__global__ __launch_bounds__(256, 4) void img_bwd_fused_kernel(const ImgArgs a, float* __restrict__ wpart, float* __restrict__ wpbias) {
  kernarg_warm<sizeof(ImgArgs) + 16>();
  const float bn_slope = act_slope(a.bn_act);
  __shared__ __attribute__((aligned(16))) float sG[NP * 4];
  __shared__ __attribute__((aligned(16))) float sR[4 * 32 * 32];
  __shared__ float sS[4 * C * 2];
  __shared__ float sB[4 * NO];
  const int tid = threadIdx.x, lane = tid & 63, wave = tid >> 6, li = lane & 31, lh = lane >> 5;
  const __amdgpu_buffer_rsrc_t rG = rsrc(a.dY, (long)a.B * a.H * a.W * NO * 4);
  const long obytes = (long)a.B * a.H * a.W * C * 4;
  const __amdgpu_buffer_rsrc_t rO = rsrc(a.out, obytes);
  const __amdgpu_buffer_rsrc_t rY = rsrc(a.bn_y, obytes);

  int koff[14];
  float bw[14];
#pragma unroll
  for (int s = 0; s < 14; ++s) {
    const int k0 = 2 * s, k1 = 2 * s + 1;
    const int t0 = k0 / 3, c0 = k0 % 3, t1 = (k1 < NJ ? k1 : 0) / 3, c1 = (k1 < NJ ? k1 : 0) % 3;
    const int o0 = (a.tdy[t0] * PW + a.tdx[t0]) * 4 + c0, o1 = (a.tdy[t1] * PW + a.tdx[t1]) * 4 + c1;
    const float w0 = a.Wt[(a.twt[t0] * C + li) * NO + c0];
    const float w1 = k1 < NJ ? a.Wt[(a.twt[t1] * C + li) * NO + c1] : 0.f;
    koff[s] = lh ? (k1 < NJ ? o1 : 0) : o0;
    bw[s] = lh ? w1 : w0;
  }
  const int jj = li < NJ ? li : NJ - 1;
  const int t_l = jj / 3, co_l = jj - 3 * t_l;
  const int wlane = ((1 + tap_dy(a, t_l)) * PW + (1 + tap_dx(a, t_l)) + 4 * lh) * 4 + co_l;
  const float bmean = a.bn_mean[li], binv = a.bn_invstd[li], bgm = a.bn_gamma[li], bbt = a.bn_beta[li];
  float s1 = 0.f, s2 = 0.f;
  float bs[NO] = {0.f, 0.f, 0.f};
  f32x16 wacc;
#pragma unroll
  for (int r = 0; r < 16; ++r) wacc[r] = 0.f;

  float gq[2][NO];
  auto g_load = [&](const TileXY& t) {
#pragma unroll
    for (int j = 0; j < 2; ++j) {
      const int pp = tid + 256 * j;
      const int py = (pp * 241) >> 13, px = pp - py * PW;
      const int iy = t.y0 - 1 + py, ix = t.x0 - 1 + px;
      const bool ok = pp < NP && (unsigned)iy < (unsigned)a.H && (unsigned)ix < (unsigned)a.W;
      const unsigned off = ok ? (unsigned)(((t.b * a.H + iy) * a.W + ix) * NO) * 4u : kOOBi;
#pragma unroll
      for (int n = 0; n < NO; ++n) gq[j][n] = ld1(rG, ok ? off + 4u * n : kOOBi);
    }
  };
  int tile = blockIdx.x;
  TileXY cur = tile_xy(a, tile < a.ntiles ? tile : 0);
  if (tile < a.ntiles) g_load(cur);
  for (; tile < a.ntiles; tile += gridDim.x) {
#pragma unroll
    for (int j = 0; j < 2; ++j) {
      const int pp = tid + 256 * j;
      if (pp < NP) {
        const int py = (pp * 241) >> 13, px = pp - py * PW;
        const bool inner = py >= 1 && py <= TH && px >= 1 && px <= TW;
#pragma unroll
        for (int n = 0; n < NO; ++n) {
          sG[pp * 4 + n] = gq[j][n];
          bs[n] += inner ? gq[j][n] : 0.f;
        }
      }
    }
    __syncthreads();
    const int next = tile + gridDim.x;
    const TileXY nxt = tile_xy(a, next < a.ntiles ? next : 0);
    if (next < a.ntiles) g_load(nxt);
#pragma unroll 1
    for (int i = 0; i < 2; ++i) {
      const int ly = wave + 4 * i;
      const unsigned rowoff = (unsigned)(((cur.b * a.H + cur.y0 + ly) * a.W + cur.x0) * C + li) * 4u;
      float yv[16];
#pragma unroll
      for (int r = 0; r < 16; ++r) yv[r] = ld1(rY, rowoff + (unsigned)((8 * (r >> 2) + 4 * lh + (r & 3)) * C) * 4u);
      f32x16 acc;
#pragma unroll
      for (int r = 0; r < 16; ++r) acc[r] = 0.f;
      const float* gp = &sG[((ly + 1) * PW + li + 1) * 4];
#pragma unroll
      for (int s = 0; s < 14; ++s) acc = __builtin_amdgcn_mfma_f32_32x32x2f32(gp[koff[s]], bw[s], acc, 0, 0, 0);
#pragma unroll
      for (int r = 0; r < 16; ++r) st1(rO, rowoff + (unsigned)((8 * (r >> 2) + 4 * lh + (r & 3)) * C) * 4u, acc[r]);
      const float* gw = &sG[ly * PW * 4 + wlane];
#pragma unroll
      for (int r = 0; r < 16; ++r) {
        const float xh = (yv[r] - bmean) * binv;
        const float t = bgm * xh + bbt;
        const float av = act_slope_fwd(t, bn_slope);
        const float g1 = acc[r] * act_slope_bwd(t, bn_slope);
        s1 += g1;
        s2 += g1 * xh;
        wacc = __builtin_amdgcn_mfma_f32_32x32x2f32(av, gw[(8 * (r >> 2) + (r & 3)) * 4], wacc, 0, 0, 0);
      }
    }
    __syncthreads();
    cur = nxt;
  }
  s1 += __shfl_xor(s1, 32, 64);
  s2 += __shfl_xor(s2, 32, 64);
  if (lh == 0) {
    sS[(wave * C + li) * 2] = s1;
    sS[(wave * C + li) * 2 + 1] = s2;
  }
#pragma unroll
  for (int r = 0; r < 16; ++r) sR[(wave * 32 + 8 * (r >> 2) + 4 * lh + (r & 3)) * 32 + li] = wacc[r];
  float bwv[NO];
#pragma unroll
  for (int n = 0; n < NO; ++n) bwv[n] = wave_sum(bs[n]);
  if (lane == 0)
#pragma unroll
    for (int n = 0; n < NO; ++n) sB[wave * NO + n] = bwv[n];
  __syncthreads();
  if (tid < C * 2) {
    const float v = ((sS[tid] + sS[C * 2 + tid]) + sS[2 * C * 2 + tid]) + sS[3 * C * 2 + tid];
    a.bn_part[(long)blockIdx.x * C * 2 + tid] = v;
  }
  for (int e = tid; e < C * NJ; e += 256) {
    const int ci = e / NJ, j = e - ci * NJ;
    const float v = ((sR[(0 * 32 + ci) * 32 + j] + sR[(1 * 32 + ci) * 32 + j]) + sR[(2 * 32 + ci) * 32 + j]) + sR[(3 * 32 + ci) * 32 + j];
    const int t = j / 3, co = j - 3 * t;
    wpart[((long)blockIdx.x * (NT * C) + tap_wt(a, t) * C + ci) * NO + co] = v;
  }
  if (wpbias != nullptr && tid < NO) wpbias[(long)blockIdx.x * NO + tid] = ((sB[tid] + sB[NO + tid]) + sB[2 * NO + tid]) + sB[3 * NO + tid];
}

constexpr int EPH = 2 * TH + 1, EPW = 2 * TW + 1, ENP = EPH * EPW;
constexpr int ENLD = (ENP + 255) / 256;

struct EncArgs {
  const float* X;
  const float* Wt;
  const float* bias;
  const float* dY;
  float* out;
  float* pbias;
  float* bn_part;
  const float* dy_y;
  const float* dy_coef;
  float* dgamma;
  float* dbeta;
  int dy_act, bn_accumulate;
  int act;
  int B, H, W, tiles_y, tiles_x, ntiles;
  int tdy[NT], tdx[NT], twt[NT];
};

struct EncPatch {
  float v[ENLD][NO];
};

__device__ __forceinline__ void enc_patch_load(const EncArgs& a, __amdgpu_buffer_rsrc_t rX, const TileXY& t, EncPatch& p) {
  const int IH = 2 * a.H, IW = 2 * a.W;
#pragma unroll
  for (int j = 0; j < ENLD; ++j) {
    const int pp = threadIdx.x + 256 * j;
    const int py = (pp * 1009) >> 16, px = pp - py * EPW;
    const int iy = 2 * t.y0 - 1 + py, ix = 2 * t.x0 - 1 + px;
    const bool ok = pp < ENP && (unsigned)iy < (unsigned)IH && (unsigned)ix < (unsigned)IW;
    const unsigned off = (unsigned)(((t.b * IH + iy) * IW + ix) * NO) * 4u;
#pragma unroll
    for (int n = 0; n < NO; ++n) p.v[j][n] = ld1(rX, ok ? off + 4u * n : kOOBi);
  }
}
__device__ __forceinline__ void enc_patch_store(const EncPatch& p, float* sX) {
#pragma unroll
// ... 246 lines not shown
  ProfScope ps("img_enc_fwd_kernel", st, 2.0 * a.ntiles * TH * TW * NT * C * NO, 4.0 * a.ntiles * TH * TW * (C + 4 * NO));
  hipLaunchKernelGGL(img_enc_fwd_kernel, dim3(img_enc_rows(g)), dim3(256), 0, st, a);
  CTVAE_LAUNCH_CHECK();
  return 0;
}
────────────────
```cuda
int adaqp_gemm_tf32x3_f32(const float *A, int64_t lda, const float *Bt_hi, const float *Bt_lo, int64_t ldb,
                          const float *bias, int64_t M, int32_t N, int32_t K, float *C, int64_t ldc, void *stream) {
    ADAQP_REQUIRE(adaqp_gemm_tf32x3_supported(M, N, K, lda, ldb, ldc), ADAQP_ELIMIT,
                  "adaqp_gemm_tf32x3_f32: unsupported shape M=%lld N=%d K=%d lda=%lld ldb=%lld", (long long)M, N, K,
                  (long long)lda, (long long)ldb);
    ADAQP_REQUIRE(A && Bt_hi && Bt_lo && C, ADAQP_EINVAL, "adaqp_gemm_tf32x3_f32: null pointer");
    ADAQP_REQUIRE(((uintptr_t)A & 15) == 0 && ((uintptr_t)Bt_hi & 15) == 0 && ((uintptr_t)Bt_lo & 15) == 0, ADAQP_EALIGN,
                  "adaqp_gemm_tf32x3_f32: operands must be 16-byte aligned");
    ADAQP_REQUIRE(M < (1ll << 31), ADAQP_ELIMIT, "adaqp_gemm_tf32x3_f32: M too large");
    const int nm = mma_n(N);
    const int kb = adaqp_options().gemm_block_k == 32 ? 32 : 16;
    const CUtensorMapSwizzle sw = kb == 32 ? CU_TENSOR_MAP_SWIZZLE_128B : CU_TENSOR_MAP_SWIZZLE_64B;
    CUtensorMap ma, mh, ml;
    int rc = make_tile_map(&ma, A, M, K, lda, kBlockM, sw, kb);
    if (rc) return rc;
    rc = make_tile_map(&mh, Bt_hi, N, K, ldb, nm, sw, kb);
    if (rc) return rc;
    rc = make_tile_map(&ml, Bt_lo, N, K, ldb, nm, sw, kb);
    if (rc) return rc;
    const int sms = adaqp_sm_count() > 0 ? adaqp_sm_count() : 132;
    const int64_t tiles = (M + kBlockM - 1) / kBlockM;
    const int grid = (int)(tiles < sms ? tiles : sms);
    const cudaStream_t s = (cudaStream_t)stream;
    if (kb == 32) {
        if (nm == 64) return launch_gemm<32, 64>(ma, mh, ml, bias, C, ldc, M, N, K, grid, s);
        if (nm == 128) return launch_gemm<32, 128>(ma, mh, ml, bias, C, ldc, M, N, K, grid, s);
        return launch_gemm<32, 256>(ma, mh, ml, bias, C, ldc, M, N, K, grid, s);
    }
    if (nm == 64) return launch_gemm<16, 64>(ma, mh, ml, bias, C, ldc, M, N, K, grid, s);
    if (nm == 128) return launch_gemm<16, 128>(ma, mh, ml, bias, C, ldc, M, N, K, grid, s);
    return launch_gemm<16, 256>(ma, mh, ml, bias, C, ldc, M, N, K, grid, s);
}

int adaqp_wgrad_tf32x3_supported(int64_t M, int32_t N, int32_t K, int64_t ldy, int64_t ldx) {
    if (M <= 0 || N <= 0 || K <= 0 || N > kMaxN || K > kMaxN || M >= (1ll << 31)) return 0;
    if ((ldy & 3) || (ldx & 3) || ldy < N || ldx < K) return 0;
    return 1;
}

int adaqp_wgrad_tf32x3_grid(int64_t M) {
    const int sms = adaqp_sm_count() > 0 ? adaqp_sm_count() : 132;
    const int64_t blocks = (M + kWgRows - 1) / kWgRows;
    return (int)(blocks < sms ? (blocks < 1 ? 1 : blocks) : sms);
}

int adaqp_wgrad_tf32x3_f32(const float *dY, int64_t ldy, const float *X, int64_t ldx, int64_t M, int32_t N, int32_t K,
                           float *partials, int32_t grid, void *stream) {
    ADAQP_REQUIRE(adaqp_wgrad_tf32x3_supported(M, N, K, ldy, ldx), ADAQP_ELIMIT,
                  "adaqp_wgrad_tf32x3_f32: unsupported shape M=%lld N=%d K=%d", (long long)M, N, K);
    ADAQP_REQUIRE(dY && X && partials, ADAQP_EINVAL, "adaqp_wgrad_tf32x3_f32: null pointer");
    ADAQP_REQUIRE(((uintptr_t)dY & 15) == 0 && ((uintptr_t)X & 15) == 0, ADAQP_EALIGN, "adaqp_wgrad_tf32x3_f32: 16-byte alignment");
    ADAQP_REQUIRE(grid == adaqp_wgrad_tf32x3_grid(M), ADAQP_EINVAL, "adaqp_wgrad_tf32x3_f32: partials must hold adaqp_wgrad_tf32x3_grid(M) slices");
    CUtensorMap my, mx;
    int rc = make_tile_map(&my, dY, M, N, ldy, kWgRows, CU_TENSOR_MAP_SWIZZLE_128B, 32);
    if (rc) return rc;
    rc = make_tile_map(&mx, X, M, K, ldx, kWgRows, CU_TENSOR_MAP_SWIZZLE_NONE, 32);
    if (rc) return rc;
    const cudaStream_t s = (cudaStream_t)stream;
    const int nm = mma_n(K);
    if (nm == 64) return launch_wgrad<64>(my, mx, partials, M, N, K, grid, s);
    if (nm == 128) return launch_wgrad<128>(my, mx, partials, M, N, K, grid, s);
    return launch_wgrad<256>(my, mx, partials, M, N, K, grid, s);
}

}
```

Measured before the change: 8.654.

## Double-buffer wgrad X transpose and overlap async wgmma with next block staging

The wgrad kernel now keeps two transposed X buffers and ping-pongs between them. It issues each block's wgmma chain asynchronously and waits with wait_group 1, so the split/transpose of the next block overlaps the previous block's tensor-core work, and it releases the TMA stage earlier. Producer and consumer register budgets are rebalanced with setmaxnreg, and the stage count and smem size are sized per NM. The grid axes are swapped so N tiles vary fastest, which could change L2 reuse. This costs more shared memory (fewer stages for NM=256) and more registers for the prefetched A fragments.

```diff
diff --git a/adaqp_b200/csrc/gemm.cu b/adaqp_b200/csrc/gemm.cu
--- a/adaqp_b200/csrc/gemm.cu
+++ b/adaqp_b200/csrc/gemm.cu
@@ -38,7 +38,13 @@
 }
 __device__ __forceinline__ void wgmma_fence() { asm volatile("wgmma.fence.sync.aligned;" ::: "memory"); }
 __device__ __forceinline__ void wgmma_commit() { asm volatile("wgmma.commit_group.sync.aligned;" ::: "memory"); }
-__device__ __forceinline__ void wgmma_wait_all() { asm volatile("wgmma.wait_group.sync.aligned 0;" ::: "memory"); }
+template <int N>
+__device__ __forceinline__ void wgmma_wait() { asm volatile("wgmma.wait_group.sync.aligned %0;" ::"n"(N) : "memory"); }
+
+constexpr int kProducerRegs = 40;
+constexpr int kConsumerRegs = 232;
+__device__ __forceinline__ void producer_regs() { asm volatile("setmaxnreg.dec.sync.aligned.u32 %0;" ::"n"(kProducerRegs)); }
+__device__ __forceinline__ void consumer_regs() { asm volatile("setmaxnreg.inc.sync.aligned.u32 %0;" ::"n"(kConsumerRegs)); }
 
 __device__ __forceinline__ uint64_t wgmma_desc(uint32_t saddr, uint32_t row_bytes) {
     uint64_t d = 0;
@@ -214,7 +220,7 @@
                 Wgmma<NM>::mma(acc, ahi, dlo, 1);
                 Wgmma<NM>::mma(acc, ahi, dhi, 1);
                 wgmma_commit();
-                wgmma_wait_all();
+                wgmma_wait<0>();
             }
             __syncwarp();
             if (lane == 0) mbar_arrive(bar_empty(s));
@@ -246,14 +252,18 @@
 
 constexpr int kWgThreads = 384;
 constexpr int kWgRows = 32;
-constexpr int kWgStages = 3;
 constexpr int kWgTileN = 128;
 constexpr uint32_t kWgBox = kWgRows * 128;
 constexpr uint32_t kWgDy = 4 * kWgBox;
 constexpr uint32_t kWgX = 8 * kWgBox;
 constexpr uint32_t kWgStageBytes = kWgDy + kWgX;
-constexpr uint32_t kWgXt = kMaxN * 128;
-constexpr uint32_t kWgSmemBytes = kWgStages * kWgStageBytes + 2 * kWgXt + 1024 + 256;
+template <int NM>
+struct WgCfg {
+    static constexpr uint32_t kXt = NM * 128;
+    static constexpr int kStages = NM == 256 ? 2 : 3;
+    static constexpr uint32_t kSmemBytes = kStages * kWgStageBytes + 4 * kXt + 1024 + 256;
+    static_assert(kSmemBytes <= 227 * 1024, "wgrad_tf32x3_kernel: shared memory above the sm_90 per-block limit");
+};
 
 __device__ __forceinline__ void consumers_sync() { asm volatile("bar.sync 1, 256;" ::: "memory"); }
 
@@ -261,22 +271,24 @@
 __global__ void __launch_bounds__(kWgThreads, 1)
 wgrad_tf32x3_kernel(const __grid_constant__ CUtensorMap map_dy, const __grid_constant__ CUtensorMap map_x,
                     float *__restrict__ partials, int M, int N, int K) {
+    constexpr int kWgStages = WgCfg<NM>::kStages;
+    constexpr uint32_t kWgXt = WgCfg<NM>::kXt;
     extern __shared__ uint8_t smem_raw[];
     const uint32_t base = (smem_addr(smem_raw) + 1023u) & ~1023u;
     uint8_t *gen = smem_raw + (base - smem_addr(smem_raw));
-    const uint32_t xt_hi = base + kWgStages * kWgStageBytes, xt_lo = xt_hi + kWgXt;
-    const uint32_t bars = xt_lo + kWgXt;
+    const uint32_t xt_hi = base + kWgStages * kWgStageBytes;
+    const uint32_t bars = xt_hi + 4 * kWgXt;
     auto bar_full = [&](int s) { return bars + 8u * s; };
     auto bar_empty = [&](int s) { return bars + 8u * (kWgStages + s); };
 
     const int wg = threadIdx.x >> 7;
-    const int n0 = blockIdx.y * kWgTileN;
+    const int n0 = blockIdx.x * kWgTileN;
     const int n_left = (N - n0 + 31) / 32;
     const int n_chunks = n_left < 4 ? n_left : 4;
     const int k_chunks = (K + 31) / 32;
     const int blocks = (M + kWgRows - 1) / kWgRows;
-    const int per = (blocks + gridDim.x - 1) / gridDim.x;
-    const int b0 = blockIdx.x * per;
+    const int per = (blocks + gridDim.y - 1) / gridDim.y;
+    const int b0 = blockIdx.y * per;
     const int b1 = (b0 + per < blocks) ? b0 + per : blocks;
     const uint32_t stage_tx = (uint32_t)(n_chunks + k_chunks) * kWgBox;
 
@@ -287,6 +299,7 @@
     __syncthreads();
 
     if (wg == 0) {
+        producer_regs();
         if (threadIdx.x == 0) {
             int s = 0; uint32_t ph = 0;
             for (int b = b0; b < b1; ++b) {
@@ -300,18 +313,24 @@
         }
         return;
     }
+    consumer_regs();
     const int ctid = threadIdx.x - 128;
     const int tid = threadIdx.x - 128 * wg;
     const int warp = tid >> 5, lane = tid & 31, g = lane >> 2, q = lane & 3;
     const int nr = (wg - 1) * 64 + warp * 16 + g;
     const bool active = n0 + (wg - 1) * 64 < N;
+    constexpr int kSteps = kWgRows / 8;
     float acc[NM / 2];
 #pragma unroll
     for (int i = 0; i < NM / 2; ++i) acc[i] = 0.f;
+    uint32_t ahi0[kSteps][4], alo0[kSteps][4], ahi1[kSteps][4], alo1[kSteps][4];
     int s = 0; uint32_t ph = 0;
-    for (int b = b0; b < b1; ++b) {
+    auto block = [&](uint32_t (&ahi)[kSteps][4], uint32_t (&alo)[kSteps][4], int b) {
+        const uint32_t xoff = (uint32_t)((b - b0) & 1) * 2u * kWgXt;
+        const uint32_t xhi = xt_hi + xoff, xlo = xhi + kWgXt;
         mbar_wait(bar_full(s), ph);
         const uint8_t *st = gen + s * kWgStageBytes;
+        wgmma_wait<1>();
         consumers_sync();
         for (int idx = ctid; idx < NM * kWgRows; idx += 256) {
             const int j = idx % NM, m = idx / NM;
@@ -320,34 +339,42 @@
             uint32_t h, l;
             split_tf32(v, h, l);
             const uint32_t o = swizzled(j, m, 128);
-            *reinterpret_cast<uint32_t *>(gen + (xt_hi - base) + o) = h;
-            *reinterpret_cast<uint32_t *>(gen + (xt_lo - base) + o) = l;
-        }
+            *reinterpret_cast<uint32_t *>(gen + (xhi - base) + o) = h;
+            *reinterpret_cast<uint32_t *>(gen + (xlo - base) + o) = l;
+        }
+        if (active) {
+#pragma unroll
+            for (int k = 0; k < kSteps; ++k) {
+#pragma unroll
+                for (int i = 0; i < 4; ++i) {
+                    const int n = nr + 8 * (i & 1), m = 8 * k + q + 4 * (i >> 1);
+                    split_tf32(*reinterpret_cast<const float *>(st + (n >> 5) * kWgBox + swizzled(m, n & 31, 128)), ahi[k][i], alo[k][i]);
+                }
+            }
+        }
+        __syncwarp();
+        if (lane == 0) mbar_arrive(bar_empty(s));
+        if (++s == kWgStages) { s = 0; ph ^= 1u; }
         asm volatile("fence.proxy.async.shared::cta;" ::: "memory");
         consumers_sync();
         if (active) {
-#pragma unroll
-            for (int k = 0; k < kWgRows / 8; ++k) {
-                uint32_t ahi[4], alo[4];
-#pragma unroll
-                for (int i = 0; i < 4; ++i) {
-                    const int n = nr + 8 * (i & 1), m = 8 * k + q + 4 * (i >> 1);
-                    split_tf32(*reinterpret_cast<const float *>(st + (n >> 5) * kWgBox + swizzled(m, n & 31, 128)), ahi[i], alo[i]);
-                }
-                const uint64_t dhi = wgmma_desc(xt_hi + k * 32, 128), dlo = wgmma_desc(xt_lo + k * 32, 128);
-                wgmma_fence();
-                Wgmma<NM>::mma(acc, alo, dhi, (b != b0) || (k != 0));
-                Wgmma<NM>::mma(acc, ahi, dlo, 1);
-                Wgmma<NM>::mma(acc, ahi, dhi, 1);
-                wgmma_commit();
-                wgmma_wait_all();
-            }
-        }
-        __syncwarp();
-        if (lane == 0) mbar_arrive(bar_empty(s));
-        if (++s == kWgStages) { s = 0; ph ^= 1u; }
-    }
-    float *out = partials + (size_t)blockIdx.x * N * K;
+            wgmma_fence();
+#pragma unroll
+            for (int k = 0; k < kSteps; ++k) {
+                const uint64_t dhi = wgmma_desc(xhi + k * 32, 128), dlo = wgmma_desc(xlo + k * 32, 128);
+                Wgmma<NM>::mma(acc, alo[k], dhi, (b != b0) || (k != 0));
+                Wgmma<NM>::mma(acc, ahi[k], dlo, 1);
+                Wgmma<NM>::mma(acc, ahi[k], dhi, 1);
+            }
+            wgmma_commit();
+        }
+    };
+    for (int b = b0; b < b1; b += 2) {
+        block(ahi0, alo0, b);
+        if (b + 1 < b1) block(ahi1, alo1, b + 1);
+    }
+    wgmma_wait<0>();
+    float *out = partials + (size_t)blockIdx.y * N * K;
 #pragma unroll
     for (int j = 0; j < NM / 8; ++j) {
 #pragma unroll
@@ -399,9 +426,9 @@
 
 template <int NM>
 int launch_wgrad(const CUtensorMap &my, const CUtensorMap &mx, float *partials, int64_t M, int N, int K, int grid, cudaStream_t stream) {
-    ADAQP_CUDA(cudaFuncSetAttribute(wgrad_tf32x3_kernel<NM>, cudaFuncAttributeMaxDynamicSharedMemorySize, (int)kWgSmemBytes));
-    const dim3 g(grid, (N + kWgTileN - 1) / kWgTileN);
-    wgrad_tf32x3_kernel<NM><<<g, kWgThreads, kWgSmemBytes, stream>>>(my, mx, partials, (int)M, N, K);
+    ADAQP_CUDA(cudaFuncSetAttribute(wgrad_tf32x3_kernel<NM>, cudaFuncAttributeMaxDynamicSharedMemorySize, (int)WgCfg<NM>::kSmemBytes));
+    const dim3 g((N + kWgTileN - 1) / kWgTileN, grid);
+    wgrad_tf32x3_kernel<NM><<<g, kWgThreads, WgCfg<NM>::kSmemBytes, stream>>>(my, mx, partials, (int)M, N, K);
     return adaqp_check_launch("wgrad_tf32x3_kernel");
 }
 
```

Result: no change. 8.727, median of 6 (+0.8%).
────────────────
Task details: Scan the listing above and identify each line holding the string "kOOBi"; copy every such line.

Task solution:
      const unsigned off = ok ? (unsigned)(((t.b * a.H + iy) * a.W + ix) * NO) * 4u : kOOBi;
      for (int n = 0; n < NO; ++n) gq[j][n] = ld1(rG, ok ? off + 4u * n : kOOBi);
    for (int n = 0; n < NO; ++n) p.v[j][n] = ld1(rX, ok ? off + 4u * n : kOOBi);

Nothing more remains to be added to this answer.